Tuesday, December 26, 2006

Hierarchies in law schools

As part of my research for Managing by Ambush (my book on goverance in flattened hierarchies), I've been reading various articles on law school governance, and I came across a marvelous one by Susan Liemer: The Hierarchy of Law School Faculty Meetings: Who Votes? This article gets at several things that bother me about shared governance, including the presumption of expertise by faculty rank alone.

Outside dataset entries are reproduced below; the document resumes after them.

-        if (int rc = build_table_checked<P>(t, log_n, fp_one<P>(), gen)) return rc;
-        d.coset = (Fp*)t.release();
-    }
-    if (need_coset_inv && !d.coset_inv) {
-        Fp gen = fp_from_abi<P>(reinterpret_cast<const uint32_t*>(FieldConsts<P>::gen_m()));
-        Fp gi = host_fp_inv<P>(gen);
-        DevMem t;
-        if (int rc = build_table_checked<P>(t, log_n, d.size_inv, gi)) return rc;
-        d.coset_inv = (Fp*)t.release();
+    for (int f = 0; f < 2; f++) {
+        const bool missing = (((need.tw >> f) & 1) && !d.tw[f]) || (((need.size_inv >> f) & 1) && !d.d_size_inv[f]) ||
+                             (((need.coset >> f) & 1) && !d.coset[f]) || (((need.coset_inv >> f) & 1) && !d.coset_inv[f]);
+        if (!missing) continue;
+        const Fp one = f ? lazy_table_factor<P>() : fp_one<P>();
+        const Fp size_inv = f ? fp_mul<P>(d.size_inv, one) : d.size_inv;
+        if (((need.tw >> f) & 1) && !d.tw[f]) {
+            Fp w = fp_from_abi<P>(reinterpret_cast<const uint32_t*>(FieldConsts<P>::root_m()));
+            for (int i = log_n; i < FieldConsts<P>::two_adicity; i++) w = fp_sqr<P>(w);
+            DevMem t;
+            if (int rc = build_table_checked<P>(t, log_n, one, w)) return rc;
+            d.tw[f] = (Fp*)t.release();
+        }
+        if (((need.size_inv >> f) & 1) && !d.d_size_inv[f]) {
+            DevMem t;
+            if (int rc = t.alloc(128)) return rc;
+            HIPCHK(hipMemcpy(t.get(), &size_inv, sizeof(Fp), hipMemcpyHostToDevice));
+            d.d_size_inv[f] = (Fp*)t.release();
+        }
+        if (((need.coset >> f) & 1) && !d.coset[f]) {
+            Fp gen = fp_from_abi<P>(reinterpret_cast<const uint32_t*>(FieldConsts<P>::gen_m()));
+            DevMem t;
+            if (int rc = build_table_checked<P>(t, log_n, one, gen)) return rc;
+            d.coset[f] = (Fp*)t.release();
+        }
+        if (((need.coset_inv >> f) & 1) && !d.coset_inv[f]) {
+            Fp gen = fp_from_abi<P>(reinterpret_cast<const uint32_t*>(FieldConsts<P>::gen_m()));
+            Fp gi = host_fp_inv<P>(gen);
+            DevMem t;
+            if (int rc = build_table_checked<P>(t, log_n, size_inv, gi)) return rc;
+            d.coset_inv[f] = (Fp*)t.release();
+        }
     }
     *out = &d;
     return GH_OK;
@@ -83,15 +107,28 @@
     g.last_fft_ms = 0;
     if (log_n == 0) return GH_OK;
     const bool inverse = flags & GH_FFT_INVERSE, coset = flags & GH_FFT_COSET;
-    Domain* d;
-    int rc = get_domain<P>(fidx, (int)log_n, coset && !inverse, coset && inverse, &d);
-    if (rc) return rc;
     const int P_ = ((int)log_n + NTT_MAX_LOGR - 1) / NTT_MAX_LOGR;
     int ks[8];
     {
         int base = (int)log_n / P_, rem = (int)log_n % P_;
         for (int s = 0; s < P_; s++) ks[s] = base + (s < rem ? 1 : 0);
     }
+    static const bool ntt_asm = gh_asm::ntt_enabled(), ntt_lazy = gh_asm::ntt_lazy_enabled();
+    int kind[8];
+    DomainNeeds need;
+    for (int s = 0; s < P_; s++) {
+        kind[s] = ntt_asm && gh_asm::ntt_supported((int)log_n, ks[s]) ? (ntt_lazy ? 2 : 1) : 0;
+        const unsigned f = kind[s] == 2 ? 2u : 1u;
+        need.tw |= f;
+        if (s == 0 && coset && !inverse) need.coset |= f;
+        if (s == P_ - 1 && inverse) {
+            if (coset) need.coset_inv |= f;
+            else if (kind[s]) need.size_inv |= f;
+        }
+    }
+    Domain* d;
+    int rc = get_domain<P>(fidx, (int)log_n, need, &d);
+    if (rc) return rc;
     static bool attr_set[2] = {false, false};
     if (!attr_set[fidx]) {
         HIPCHK(hipFuncSetAttribute(reinterpret_cast<const void*>(&ntt_pass_kernel<P>),
@@ -109,7 +146,6 @@
     const bool three = P_ >= 3 && (P_ & 1) && d->scratch2;
     uint32_t* bufs[2] = {(uint32_t*)d_data, d->scratch};
     int cur = 0, log_ns = 0;
-    static const bool ntt_asm = gh_asm::ntt_enabled();
     HIPCHK(hipEventRecord(g.ev[4], g.stream));
     for (int s = 0; s < P_; s++) {
         NttPassArgs A;
@@ -120,13 +156,14 @@
             else if (s == 1) { A.in = d->scratch; A.out = d->scratch2; }
             else if (s == 2) { A.in = d->scratch2; A.out = (uint32_t*)d_data; }
         }
-        A.tw = d->tw;
-        A.pre = (s == 0 && coset && !inverse) ? d->coset : nullptr;
+        const int tf = kind[s] == 2 ? 1 : 0;
+        A.tw = d->tw[tf];
+        A.pre = (s == 0 && coset && !inverse) ? d->coset[tf] : nullptr;
         A.post = nullptr;
         A.has_post_scalar = 0;
         A.post_scalar = d->size_inv;
         if (s == P_ - 1 && inverse) {
-            if (coset) A.post = d->coset_inv; else A.has_post_scalar = 1;
+            if (coset) A.post = d->coset_inv[tf]; else A.has_post_scalar = 1;
         }
         A.log_n = (int)log_n;
         A.k = ks[s];
@@ -139,14 +176,15 @@
         int threads = E / 2;
         if (threads < 64) threads = 64;
         const unsigned grid = 1u << ((int)log_n - ks[s] - log_c);
-        if (ntt_asm && gh_asm::ntt_supported((int)log_n, ks[s])) {
+        if (kind[s]) {
             gh_asm::NttAsmArgs q;
             q.in = A.in; q.out = A.out; q.tw = A.tw; q.pre = A.pre;
-            q.post = A.post ? (const void*)A.post : (A.has_post_scalar ? (const void*)d->d_size_inv : nullptr);
+            q.post = A.post ? (const void*)A.post : (A.has_post_scalar ? (const void*)d->d_size_inv[tf] : nullptr);
             q.post_stride = A.post ? 104u : 0u;
             q.log_n = log_n; q.log_ns = (uint32_t)log_ns; q.inverse = (uint32_t)A.inverse;
-            q.n_waves = 1u << (log_n - 8); q.pad = 0;
-            if ((rc = gh_asm::ntt_pass_launch(std::is_same<P, P6>::value ? 6 : 4, ks[s], q, g.stream))) return rc;
+            q.n_waves = 1u << (log_n - 8);
+            q.lazy_out = (kind[s] == 2 && s + 1 < P_ && kind[s + 1] == 2) ? 1u : 0u;
+            if ((rc = gh_asm::ntt_pass_launch(std::is_same<P, P6>::value ? 6 : 4, ks[s], kind[s] == 2, q, g.stream))) return rc;
         } else {
             hipLaunchKernelGGL((ntt_pass_kernel<P>), dim3(grid), dim3(threads), (size_t)NL * 4 * E, g.stream, A);
         }
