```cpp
template <typename T>
static int qk_filter_impl(const char *who, void *stream, uint64_t n,
                          const T *col, int op, T value, uint32_t *out_idx,
                          uint64_t *out_count_dev) {
  if (!n) return 0;
  uint64_t rows_per_block = (n + MAX_BLOCKS - 1) / MAX_BLOCKS;
  rows_per_block = ((rows_per_block + BLOCK - 1) / BLOCK) * BLOCK;
  uint32_t blocks = (uint32_t)((n + rows_per_block - 1) / rows_per_block);
  static __thread uint64_t *scratch = nullptr;
  static __thread uint64_t scratch_cap = 0;
  if (scratch_cap < blocks) {
    if (scratch) hipFree(scratch);
    QK_TRY(who, hipMalloc(&scratch, (MAX_BLOCKS + 1) * sizeof(uint64_t)));
    scratch_cap = MAX_BLOCKS + 1;
  }
  hipLaunchKernelGGL(k_filter_count<T>, dim3(blocks), dim3(BLOCK), 0,
                     (hipStream_t)stream, n, col, op, value, rows_per_block,
                     scratch);
  hipLaunchKernelGGL(k_scan_blocks, dim3(1), dim3(1), 0, (hipStream_t)stream,
                     (uint64_t)blocks, scratch, out_count_dev);
  hipLaunchKernelGGL(k_filter_scatter<T>, dim3(blocks), dim3(BLOCK), 0,
                     (hipStream_t)stream, n, col, op, value, rows_per_block,
                     scratch, out_idx);
  QK_TRY(who, hipGetLastError());
  return 0;
}
extern "C" int qk_filter_i32(void *stream, uint64_t n, const int32_t *col,
                             int op, int32_t value, uint32_t *out_idx,
                             uint64_t *out_count_dev) {
  return qk_filter_impl("qk_filter_i32", stream, n, col, op, value, out_idx,
                        out_count_dev);
}
extern "C" int qk_filter_u8(void *stream, uint64_t n, const uint8_t *col,
                            int op, uint8_t value, uint32_t *out_idx,
                            uint64_t *out_count_dev) {
  return qk_filter_impl("qk_filter_u8", stream, n, col, op, value, out_idx,
                        out_count_dev);
}
extern "C" int qk_filter_f64(void *stream, uint64_t n, const double *col,
                             int op, double value, uint32_t *out_idx,
                             uint64_t *out_count_dev) {
  return qk_filter_impl("qk_filter_f64", stream, n, col, op, value, out_idx,
                        out_count_dev);
}

__global__ void k_flag_gt_i32(uint64_t n, const int32_t *__restrict__ a,
                              const int32_t *__restrict__ b,
                              double *__restrict__ out) {
  uint64_t stride = (uint64_t)gridDim.x * blockDim.x;
  for (uint64_t i = (uint64_t)blockIdx.x * blockDim.x + threadIdx.x; i < n;
       i += stride)
    out[i] = a[i] > b[i] ? 1.0 : 0.0;
}
extern "C" int qk_flag_gt_i32(void *stream, uint64_t n, const int32_t *a,
                              const int32_t *b, double *out) {
  if (!n) return 0;
  uint32_t blocks = (uint32_t)qk_min_u64(MAX_BLOCKS, (n + BLOCK - 1) / BLOCK);
  hipLaunchKernelGGL(k_flag_gt_i32, dim3(blocks), dim3(BLOCK), 0,
                     (hipStream_t)stream, n, a, b, out);
  QK_TRY("qk_flag_gt_i32", hipGetLastError());
  return 0;
}

__global__ void k_mul_1md(uint64_t n, const double *__restrict__ a,
                          const double *__restrict__ b,
                          double *__restrict__ out) {
  uint64_t stride = (uint64_t)gridDim.x * blockDim.x;
  for (uint64_t i = (uint64_t)blockIdx.x * blockDim.x + threadIdx.x; i < n;
       i += stride)
    out[i] = a[i] * (1.0 - b[i]);
}
extern "C" int qk_mul_1md(void *stream, uint64_t n, const double *a,
                          const double *b, double *out) {
  if (!n) return 0;
  uint32_t blocks = (uint32_t)qk_min_u64(MAX_BLOCKS, (n + BLOCK - 1) / BLOCK);
  hipLaunchKernelGGL(k_mul_1md, dim3(blocks), dim3(BLOCK), 0,
                     (hipStream_t)stream, n, a, b, out);
  QK_TRY("qk_mul_1md", hipGetLastError());
  return 0;
}

template <typename T>
__global__ void k_gather(uint64_t n, const uint32_t *__restrict__ idx,
                         const T *__restrict__ src, T *__restrict__ dst) {
  uint64_t stride = (uint64_t)gridDim.x * blockDim.x;
  for (uint64_t i = (uint64_t)blockIdx.x * blockDim.x + threadIdx.x; i < n;
       i += stride)
    dst[i] = src[idx[i]];
}
template <typename T>
static int qk_gather_impl(const char *who, void *stream, uint64_t n,
                          const uint32_t *idx, const T *src, T *dst) {
  if (!n) return 0;
  uint32_t blocks = (uint32_t)qk_min_u64(MAX_BLOCKS, (n + BLOCK - 1) / BLOCK);
  hipLaunchKernelGGL(k_gather<T>, dim3(blocks), dim3(BLOCK), 0,
                     (hipStream_t)stream, n, idx, src, dst);
  QK_TRY(who, hipGetLastError());
  return 0;
}
extern "C" int qk_gather_i64(void *s, uint64_t n, const uint32_t *i,
                             const int64_t *src, int64_t *dst) {
  return qk_gather_impl("qk_gather_i64", s, n, i, src, dst);
}
extern "C" int qk_gather_f64(void *s, uint64_t n, const uint32_t *i,
                             const double *src, double *dst) {
  return qk_gather_impl("qk_gather_f64", s, n, i, src, dst);
}
extern "C" int qk_gather_i32(void *s, uint64_t n, const uint32_t *i,
                             const int32_t *src, int32_t *dst) {
  return qk_gather_impl("qk_gather_i32", s, n, i, src, dst);
}
extern "C" int qk_gather_u8(void *s, uint64_t n, const uint32_t *i,
                            const uint8_t *src, uint8_t *dst) {
  return qk_gather_impl("qk_gather_u8", s, n, i, src, dst);
}


__device__ inline uint64_t slot_of(int64_t key, uint64_t cap) {
  return splitmix64((uint64_t)key) & (cap - 1);
}

__device__ inline uint32_t bloom_word_mask(int64_t key, uint64_t bloom_mask,
                                           uint64_t *word_idx) {
  uint64_t h = splitmix64((uint64_t)key ^ 0xB10011B10011B100ULL);
  *word_idx = (h & bloom_mask) >> 5;
  uint32_t b1 = (uint32_t)(h >> 40) & 31u, b2 = (uint32_t)(h >> 48) & 31u;
  return (1u << b1) | (1u << b2);
}
__device__ inline void bloom_set(uint32_t *bloom, uint64_t bloom_mask,
                                 int64_t key) {
  uint64_t w;
  uint32_t m = bloom_word_mask(key, bloom_mask, &w);
  atomicOr(&bloom[w], m);
}
__device__ inline bool bloom_test(const uint32_t *bloom, uint64_t bloom_mask,
                                  int64_t key) {
  uint64_t w;
  uint32_t m = bloom_word_mask(key, bloom_mask, &w);
  return (bloom[w] & m) == m;
}

__global__ void __launch_bounds__(BLOCK) k_join_build2(
    uint64_t n, const int64_t *__restrict__ keys, uint32_t row_offset,
    int64_t *__restrict__ slot_keys, int32_t *__restrict__ slot_head,
    int32_t *__restrict__ chain_next, uint64_t cap) {
  uint64_t stride = (uint64_t)gridDim.x * blockDim.x;
// ... 3029 lines not shown
```

Before: 154.8 billion rows/s.

## Use contiguous per-block tile ranges with occupancy-sized grid for Q1 aggregation

Replaces the grid-stride Q1 kernel with one that splits the input into 512-row tiles and gives each block a contiguous run of them. The grid is sized to the number of blocks that can be resident at once, taken from an occupancy query and cached per device. Flags are read as 16-bit pairs and group counts are kept as integers. The old row-pair kernel remains as a fallback when the column pointers are misaligned. The aim is better streaming locality and fewer, fully resident blocks, at the cost of per-block tail imbalance and extra host-side queries on first call.

```diff
diff --git a/include/quokka_amd.h b/include/quokka_amd.h
--- a/include/quokka_amd.h
+++ b/include/quokka_amd.h
@@ -67,6 +67,8 @@
               const double *l_tax, const uint8_t *l_returnflag,
               const uint8_t *l_linestatus, int32_t cutoff_date,
               double *out_dev );
+int qk_q1_tile_rows(void);
+int qk_q1_grid_blocks(int *out);
 
 int qk_q6_agg(void *stream, uint64_t n,
               const int32_t *l_shipdate, const double *l_quantity,
diff --git a/quokka_amd/csrc/quokka_amd.hip b/quokka_amd/csrc/quokka_amd.hip
--- a/quokka_amd/csrc/quokka_amd.hip
+++ b/quokka_amd/csrc/quokka_amd.hip
@@ -363,7 +363,7 @@
   return v;
 }
 
-__global__ void __launch_bounds__(BLOCK) k_q1_agg(
+__global__ void __launch_bounds__(BLOCK) k_q1_agg_rowpair(
     uint64_t n, const int32_t *__restrict__ shipdate,
     const double *__restrict__ quantity, const double *__restrict__ extprice,
     const double *__restrict__ discount, const double *__restrict__ tax_,
@@ -435,14 +435,172 @@
   }
 }
 
+#define Q1_TILE (2 * BLOCK)
+
+typedef double q1_v2d __attribute__((ext_vector_type(2)));
+typedef int q1_v2i __attribute__((ext_vector_type(2)));
+struct Q1Tile {
+  q1_v2d q, p, d, t;
+  q1_v2i s;
+  uint16_t f, l;
+};
+
+#define Q1S_LOAD(T_, r0, lo)                                                   \
+  do {                                                                         \
+    T_.q = __builtin_nontemporal_load(                                         \
+        reinterpret_cast<const q1_v2d *>((quantity + (r0)) + (lo)));           \
+    T_.p = __builtin_nontemporal_load(                                         \
+        reinterpret_cast<const q1_v2d *>((extprice + (r0)) + (lo)));           \
+    T_.d = __builtin_nontemporal_load(                                         \
+        reinterpret_cast<const q1_v2d *>((discount + (r0)) + (lo)));           \
+    T_.t = __builtin_nontemporal_load(                                         \
+        reinterpret_cast<const q1_v2d *>((tax_ + (r0)) + (lo)));               \
+    T_.s = __builtin_nontemporal_load(                                         \
+        reinterpret_cast<const q1_v2i *>((shipdate + (r0)) + (lo)));           \
+    T_.f = __builtin_nontemporal_load(                                         \
+        reinterpret_cast<const uint16_t *>((rflag + (r0)) + (lo)));            \
+    T_.l = __builtin_nontemporal_load(                                         \
+        reinterpret_cast<const uint16_t *>((lstat + (r0)) + (lo)));            \
+  } while (0)
+
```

I'm in the process of re-examining life in law schools, and I'm having one of those embarrassing Joni Mitchell flashbacks: without being maudlin (is it possible to reference Joni Mitchell without being maudlin???), the song Both Sides Now keeps coming to mind.
Joni MitchellI've looked at life from both sides now,
From win and lose, and still somehow
It's life's illusions [I] recall.
I really don't know life at all.
Rashomon seems to be a theme in today's posts. Law school life viewed from the perspective of a faculty member without tenure (and not on tenure-track) is very different from the perspective of, say, a full professor who has come in laterally to a school. For those at the top of the hierarchy, the hierarchy isn't very imposing; for those at the bottom, it may seem insurmountable.

If you want to read a refreshing view about law school hierarchy as symbolized by voting rights, take a gander at Professor Liemer's article.